# Rate My HardScape



## dkm (28 Oct 2009)

Hi,

Looking for some constructive advice. This is my first planted tank since changing from marine.

Not sure of the scaping. The rock is ADA seryu stone on a ADA AquaSoil Amazonia soil. 

The tank is made out of acrylic and is 150L x 50W x 60H (cm)

What does everyone think to my first attempt at placing the rock. The aquarium will hopefully be densely packed.

Well here goes:






















Thanks in advance for advice

Dave


----------



## chilled84 (28 Oct 2009)

The rocks on the right are great. the ones on left i think are a tad bit mirrored to much, try slopeing rock hight from left to right and have the substrate follow with from high on left to low on right. should lead the eye better and would look better once planted.


----------



## samc (28 Oct 2009)

i can tell you have had marine before  you have that piled up rock thing going on there. the rocks are a good choice   rock placement in a planted tank are something i would recommend on taking some time on else you may want to change them half way through. have a look on google for iwagumi, its a type of aquarium where rocks are the key feature. here is something that may interest you http://www.slipperylittlesuckers.com/article_Iwagumi.htm thats a quick description of how an iwagumi works. 

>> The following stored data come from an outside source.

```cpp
template <bool BWD, int NMW_, int R, int DBG = 0>
__global__ __launch_bounds__(64 * (NCW + NMW_)) void warp3d_rc_kernel(W3Fwd fio, W3Bwd bio, const float* __restrict__ flow,
                                                                      float* gflow, W3Add gadd, W3P p) {
  constexpr int NPL = BWD ? 4 : 3;
  __shared__ float4 sF[NFR][NPL][TSLOTS];
  __shared__ float4 sO[BWD ? 1 : 2][BWD ? 1 : TSLOTS];
  __shared__ float4 sC[R][RSLOTS];
  __shared__ Mail mail;
  using TL = TileLane<NMW_>;

  const float* __restrict__ in = BWD ? bio.in[blockIdx.y] : fio.in[blockIdx.y];
  int b, d0, h0, w0;
  decode_tile_xcd(p, b, d0, h0, w0);
  const int HW = p.H * p.W;
  const size_t vol = (size_t)p.D * HW;
  const size_t ivol = (size_t)p.Di * p.Hi * p.Wi;
  const float* fb = flow + ((size_t)b * p.flowC + 3 * blockIdx.y) * vol;
  const float* __restrict__ vin = in + (size_t)b * ivol;
  const int n = min(d0 + p.dc, p.D) - d0;
  const int lane = threadIdx.x & 63;
  const int wv = __builtin_amdgcn_readfirstlane((int)(threadIdx.x >> 6));

  if (wv >= NCW) {
    TL tl;
    tl.init(p, wv - NCW, lane, h0, w0);
    const int m = wv - NCW;
// ... 71 lines not shown
        const int nchi = max(min(chi_t, clo + R), chi);
        for (int y = chi; y < nchi; ++y) {
          int s = sclo + (y - clo);
          s -= (s >= R) ? R : 0;
          s -= (s >= R) ? R : 0;
          load_row(y, s);
        }
        chi = nchi;
        const int nclo = max(max(clo, chi - R), min(lo_req, chi));
        int s = sclo + (nclo - clo);
        s -= (s >= R) ? R : 0;
        s -= (s >= R) ? R : 0;
        sclo = s; clo = nclo;
      }
      if (m == 0 && lane == 0) {
        mail.lo[kn & 1] = clo; mail.nv[kn & 1] = ok ? chi - clo : 0; mail.sl[kn & 1] = sclo;
      }
    };
    if (m == 0 && lane == 0) { mail.xb = xb; mail.zb = zb; }
    advance(0, a0, b0 + 2);
    wait_vm(0);
    w3_lds_barrier();
    float4 ad[BWD ? 3 : 1][BWD ? 3 : 1][TL::NJ];
    for (int k = 0; k < n; ++k) {
      if (k > 0) {
        if constexpr (BWD) {
          wait_vm(k + 1 < n ? DMA_PER : 0);
          float* g = gfb + (size_t)(d0 + k - 1) * HW;
#pragma unroll
          for (int c = 0; c < 3; ++c) {
            float4 v[TL::NJ];
            tl.get(sF[(k - 1) % NFR][c], v);
#pragma unroll
            for (int a = 0; a < 3; ++a)
              if (gab[a] != nullptr) {
#pragma unroll
                for (int i = 0; i < TL::NJ; ++i) {
                  v[i].x += ad[a][c][i].x; v[i].y += ad[a][c][i].y; v[i].z += ad[a][c][i].z; v[i].w += ad[a][c][i].w;
                }
              }
            tl.put(g + (size_t)c * vol, p, v);
          }
        } else {
          float4 v[TL::NJ];
          tl.get(sO[(k - 1) & 1], v);
          tl.put(outb + (size_t)(d0 + k - 1) * HW, p, v);
        }
      }
      int younger = 0;
      if (k + 1 < n) {
        int a, bb, sh;
        if (k == 0) { a = a0; bb = b0; sh = 1; }
        else {
          int mn = mail.st[(k - 1) & 1][lane & (NCW - 1)][0], mx = mail.st[(k - 1) & 1][lane & (NCW - 1)][1];
#pragma unroll
          for (int o = 1; o < NCW; o <<= 1) { mn = min(mn, __shfl_xor(mn, o, 64)); mx = max(mx, __shfl_xor(mx, o, 64)); }
          a = __builtin_amdgcn_readfirstlane(mn); bb = __builtin_amdgcn_readfirstlane(mx); sh = 2;
        }
        const int core = bb - a + 2;
        const int below = (core + 1 <= R - 1) ? 1 : 0, above = (core + below + 1 <= R - 1) ? 1 : 0;
        advance(k + 1, a + sh - below, bb + sh + 2 + above);
      }
      if constexpr (BWD) {
#pragma unroll
// ... 8 lines not shown
        asm volatile("s_waitcnt lgkmcnt(0)" ::: "memory");
        load_slice(k + 2);
        younger += DMA_PER;
      }
      wait_vm(younger);
      w3_lds_barrier();
    }
    if constexpr (BWD) {
      wait_vm(0);
      float* g = gfb + (size_t)(d0 + n - 1) * HW;
#pragma unroll
      for (int c = 0; c < 3; ++c) {
        float4 v[TL::NJ];
        tl.get(sF[(n - 1) % NFR][c], v);
#pragma unroll
        for (int a = 0; a < 3; ++a)
          if (gab[a] != nullptr) {
#pragma unroll
            for (int i = 0; i < TL::NJ; ++i) {
              v[i].x += ad[a][c][i].x; v[i].y += ad[a][c][i].y; v[i].z += ad[a][c][i].z; v[i].w += ad[a][c][i].w;
            }
          }
        tl.put(g + (size_t)c * vol, p, v);
      }
    } else {
      float4 v[TL::NJ];
      tl.get(sO[(n - 1) & 1], v);
      tl.put(outb + (size_t)(d0 + n - 1) * HW, p, v);
    }
    return;
  }
  const int hq = h0 + lane;
  const int h = min(hq, p.H - 1);
  const float lin_h = fs::linspace_pm1(h, p.H, p.stepH);
  float lin_w[4];
#pragma unroll
  for (int i = 0; i < 4; ++i) lin_w[i] = fs::linspace_pm1(min(w0 + 4 * wv + i, p.W - 1), p.W, p.stepW);
  const int slot = t_slot(lane, wv);
  const float k0 = (p.mW * 0.5f) * p.rH, k1 = (p.mH * 0.5f) * p.rD, k2 = (p.mD * 0.5f) * p.rW;
  typedef const __attribute__((address_space(3))) char* lds_cchar_t;
  const lds_cchar_t cch = (lds_cchar_t)(&sC[0][0]);
  typedef const __attribute__((address_space(3))) float* lds_cfloat_t;
  auto lds_pair = [&](unsigned off) { Pair q; lds_cfloat_t f = (lds_cfloat_t)(cch + off); q.a = f[0]; q.b = f[1]; return q; };
  w3_lds_barrier();
  w3_lds_barrier();
  const int xb = mail.xb, zb = mail.zb;
// ... 99 lines not shown
```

this is your first try right? you have done a much better job than i did on my first try


----------



## Superman (29 Oct 2009)

For me (without sounding harsh) it just looks like two piles of rocks.
Although it depends what planting you're going for, but if you're going for a full-blown gumi then you need to position the rocks to compliment each other.


----------



## dkm (29 Oct 2009)

Hi,

Thanks for the advice. Honest advice is valuable. I am still trying to get marine techniques out of my head. It was my first attempt the other night.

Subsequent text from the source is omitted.